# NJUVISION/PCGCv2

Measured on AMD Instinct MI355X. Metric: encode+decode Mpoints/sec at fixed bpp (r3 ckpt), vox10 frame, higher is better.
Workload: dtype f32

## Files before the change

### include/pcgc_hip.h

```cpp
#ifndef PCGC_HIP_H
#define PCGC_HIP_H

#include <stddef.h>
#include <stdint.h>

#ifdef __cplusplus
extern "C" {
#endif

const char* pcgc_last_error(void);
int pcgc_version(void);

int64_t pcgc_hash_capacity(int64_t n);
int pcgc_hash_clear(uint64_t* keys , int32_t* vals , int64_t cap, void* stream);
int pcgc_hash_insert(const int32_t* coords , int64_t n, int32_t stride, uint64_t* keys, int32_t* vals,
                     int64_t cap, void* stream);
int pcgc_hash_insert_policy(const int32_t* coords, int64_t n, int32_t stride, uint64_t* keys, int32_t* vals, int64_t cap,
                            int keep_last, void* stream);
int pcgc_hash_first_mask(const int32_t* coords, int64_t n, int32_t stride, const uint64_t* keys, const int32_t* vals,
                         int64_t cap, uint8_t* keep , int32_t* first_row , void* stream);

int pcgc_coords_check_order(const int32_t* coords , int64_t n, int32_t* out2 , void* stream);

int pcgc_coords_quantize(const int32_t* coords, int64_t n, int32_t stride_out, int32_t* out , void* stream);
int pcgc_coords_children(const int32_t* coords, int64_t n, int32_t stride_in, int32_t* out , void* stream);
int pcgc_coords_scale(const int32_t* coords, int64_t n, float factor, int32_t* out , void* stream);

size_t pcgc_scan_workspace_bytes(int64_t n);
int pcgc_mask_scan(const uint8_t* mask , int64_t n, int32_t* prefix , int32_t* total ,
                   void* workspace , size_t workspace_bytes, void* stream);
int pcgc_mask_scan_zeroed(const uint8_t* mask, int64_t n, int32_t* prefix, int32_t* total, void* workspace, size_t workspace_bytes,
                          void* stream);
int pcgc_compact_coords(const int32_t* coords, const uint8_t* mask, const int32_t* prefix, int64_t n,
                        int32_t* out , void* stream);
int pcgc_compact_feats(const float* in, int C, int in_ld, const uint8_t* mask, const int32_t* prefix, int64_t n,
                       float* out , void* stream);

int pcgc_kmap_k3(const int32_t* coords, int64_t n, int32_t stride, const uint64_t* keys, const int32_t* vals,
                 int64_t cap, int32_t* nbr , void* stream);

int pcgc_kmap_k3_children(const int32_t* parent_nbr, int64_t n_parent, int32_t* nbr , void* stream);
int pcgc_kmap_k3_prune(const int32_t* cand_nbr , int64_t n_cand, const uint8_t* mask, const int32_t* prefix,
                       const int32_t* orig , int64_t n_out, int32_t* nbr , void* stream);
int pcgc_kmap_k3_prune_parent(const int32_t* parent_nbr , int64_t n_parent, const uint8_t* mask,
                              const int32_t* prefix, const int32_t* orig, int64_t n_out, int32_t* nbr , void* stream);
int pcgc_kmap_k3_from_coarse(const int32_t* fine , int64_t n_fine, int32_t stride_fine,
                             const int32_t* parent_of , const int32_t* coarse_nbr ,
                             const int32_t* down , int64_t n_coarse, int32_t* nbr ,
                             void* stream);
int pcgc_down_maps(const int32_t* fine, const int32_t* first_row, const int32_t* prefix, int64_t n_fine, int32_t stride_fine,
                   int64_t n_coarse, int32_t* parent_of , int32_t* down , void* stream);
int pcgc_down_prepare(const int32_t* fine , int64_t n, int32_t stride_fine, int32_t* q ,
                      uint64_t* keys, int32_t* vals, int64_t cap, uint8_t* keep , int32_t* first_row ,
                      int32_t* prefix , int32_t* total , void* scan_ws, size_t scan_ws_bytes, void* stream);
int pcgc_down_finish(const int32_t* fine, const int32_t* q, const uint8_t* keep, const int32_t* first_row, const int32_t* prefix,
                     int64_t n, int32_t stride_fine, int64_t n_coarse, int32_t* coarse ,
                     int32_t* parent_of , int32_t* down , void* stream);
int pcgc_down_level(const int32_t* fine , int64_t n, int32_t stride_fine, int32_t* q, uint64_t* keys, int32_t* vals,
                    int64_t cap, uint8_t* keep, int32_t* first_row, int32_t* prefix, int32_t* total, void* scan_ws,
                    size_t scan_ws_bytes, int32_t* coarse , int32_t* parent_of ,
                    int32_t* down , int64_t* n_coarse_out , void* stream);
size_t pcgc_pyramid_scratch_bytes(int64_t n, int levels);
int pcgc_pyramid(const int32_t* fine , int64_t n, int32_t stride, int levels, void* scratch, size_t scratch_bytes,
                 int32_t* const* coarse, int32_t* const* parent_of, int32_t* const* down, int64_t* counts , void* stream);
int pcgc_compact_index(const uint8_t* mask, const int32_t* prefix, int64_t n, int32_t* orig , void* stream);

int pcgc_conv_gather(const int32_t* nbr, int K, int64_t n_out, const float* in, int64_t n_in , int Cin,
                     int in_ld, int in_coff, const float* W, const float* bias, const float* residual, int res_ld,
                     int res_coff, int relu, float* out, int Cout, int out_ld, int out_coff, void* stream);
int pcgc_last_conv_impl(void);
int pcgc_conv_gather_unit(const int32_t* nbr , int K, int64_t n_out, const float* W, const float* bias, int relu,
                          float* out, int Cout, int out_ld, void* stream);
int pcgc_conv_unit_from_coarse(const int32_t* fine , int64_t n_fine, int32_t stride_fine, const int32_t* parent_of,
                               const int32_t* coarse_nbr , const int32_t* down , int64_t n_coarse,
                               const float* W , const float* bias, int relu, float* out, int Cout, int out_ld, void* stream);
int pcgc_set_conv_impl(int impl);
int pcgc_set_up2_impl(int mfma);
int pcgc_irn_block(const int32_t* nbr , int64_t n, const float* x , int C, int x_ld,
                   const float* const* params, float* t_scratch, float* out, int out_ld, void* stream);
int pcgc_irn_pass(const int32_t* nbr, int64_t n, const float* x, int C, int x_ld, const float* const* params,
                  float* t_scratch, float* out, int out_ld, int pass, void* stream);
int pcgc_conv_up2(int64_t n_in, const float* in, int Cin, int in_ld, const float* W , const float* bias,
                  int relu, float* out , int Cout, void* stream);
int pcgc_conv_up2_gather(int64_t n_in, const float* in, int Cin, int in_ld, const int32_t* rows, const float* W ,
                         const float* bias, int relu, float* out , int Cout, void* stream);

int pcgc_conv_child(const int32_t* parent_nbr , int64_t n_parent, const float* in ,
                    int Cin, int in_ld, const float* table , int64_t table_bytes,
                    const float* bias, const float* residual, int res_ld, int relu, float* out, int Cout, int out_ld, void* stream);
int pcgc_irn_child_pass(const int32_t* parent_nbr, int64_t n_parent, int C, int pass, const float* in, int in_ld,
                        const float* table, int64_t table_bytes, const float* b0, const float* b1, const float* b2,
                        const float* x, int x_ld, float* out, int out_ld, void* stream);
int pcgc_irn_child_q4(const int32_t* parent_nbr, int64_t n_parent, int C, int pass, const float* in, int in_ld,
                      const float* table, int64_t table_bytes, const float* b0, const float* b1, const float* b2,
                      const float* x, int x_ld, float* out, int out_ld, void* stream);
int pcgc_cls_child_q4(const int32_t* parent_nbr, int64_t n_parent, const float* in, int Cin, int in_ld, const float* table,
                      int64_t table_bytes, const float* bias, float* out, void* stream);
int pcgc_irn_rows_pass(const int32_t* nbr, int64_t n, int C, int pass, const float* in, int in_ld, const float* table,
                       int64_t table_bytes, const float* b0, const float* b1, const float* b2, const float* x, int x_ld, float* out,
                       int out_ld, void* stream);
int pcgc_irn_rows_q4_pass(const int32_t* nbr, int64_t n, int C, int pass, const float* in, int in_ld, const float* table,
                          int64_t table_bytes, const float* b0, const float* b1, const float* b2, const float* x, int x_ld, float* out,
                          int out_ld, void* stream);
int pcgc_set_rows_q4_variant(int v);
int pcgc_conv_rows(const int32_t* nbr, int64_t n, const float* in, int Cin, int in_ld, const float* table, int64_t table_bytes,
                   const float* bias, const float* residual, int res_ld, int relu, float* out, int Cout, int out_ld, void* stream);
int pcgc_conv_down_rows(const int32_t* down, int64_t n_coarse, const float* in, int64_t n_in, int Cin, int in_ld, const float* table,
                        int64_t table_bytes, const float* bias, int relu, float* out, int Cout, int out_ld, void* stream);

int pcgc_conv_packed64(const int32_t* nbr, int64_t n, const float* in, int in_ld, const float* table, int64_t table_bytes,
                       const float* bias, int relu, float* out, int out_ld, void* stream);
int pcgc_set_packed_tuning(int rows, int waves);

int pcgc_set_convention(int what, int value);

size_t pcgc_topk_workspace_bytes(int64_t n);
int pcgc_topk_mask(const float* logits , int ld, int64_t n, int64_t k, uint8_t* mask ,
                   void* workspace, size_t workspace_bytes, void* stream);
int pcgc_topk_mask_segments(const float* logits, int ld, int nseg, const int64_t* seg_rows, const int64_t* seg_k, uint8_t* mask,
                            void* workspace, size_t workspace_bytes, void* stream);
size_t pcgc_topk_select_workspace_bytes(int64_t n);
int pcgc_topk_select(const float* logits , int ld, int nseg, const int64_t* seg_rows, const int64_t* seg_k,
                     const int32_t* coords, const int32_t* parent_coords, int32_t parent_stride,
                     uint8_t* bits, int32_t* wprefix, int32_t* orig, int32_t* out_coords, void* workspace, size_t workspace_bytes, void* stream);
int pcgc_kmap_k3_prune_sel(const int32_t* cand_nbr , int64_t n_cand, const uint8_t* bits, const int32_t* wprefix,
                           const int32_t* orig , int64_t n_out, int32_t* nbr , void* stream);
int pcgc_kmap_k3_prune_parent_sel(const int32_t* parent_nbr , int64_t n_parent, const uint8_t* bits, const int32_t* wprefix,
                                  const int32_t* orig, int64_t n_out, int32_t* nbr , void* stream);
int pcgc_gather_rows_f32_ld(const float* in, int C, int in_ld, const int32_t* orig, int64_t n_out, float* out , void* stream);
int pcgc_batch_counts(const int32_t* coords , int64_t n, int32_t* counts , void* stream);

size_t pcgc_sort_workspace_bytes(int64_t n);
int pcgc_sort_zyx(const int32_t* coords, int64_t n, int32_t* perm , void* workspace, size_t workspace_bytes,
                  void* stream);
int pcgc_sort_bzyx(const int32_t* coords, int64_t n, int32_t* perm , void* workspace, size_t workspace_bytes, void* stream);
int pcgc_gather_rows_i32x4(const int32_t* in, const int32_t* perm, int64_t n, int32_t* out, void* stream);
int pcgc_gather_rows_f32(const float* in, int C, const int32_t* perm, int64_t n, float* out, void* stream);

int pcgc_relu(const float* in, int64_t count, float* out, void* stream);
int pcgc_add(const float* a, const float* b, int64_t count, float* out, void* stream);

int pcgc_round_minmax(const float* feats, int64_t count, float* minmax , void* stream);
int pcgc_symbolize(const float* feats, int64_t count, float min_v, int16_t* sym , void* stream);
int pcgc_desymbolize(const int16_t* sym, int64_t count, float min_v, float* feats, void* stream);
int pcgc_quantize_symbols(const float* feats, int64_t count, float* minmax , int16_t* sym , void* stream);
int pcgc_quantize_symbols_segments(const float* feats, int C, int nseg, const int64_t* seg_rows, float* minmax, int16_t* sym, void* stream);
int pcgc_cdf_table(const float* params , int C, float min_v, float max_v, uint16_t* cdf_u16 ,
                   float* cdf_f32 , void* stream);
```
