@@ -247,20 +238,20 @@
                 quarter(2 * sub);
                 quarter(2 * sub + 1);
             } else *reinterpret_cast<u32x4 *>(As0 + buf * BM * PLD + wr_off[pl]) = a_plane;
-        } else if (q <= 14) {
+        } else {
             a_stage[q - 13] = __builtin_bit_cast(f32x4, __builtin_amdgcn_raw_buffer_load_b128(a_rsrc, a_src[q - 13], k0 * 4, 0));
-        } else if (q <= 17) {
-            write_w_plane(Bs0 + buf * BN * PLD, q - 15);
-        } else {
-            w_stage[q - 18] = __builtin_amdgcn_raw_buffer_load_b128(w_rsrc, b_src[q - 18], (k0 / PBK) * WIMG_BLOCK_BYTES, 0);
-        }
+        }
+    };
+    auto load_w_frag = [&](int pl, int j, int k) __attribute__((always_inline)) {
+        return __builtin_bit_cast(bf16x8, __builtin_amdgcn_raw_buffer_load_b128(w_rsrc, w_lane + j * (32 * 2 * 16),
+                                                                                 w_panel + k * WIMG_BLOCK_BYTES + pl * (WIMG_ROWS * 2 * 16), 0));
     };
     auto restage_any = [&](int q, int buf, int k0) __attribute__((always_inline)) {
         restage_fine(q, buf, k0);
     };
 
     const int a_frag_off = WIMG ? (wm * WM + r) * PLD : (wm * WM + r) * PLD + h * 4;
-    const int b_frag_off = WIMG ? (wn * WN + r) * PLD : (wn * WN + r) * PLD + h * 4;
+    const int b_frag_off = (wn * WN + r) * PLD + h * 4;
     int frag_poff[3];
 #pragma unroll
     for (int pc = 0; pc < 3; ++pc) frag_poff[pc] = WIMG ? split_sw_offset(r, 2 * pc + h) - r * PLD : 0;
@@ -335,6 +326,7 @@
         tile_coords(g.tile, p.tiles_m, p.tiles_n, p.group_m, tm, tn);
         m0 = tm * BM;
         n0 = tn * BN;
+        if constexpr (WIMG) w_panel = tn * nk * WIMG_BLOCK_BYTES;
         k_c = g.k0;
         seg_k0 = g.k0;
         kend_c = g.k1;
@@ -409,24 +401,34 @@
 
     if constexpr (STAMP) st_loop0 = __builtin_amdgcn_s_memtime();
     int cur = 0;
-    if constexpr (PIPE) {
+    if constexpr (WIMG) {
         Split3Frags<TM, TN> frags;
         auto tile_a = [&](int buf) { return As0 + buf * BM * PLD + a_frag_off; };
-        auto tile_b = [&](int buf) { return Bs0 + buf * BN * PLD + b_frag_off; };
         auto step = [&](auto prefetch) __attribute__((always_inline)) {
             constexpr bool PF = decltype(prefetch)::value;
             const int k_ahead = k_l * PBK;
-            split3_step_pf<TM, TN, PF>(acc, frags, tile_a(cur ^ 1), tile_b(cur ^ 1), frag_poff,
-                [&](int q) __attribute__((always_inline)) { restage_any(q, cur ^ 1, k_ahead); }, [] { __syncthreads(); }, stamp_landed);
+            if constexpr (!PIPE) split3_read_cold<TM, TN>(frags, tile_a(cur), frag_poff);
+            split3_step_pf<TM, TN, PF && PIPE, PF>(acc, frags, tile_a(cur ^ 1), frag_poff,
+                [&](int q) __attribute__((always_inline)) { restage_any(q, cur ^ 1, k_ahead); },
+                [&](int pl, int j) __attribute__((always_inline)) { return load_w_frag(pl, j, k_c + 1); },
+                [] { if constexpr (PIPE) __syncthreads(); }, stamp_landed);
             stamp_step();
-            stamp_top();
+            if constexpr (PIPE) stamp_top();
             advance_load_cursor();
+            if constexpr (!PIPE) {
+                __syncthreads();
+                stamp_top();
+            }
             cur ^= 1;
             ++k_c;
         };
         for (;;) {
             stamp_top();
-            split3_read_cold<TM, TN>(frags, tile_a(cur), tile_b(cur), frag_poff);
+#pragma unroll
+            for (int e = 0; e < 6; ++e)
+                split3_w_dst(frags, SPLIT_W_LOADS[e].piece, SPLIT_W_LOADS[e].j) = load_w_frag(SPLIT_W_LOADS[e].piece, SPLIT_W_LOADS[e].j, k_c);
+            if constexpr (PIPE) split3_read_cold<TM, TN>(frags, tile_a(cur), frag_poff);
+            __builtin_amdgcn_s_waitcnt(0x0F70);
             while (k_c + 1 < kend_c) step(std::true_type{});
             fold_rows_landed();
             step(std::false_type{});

■ **WORK INSTRUCTIONS**
Report, as a bare number, how many lines above contain the string "minmax".

■ **WRITTEN ANSWER**
3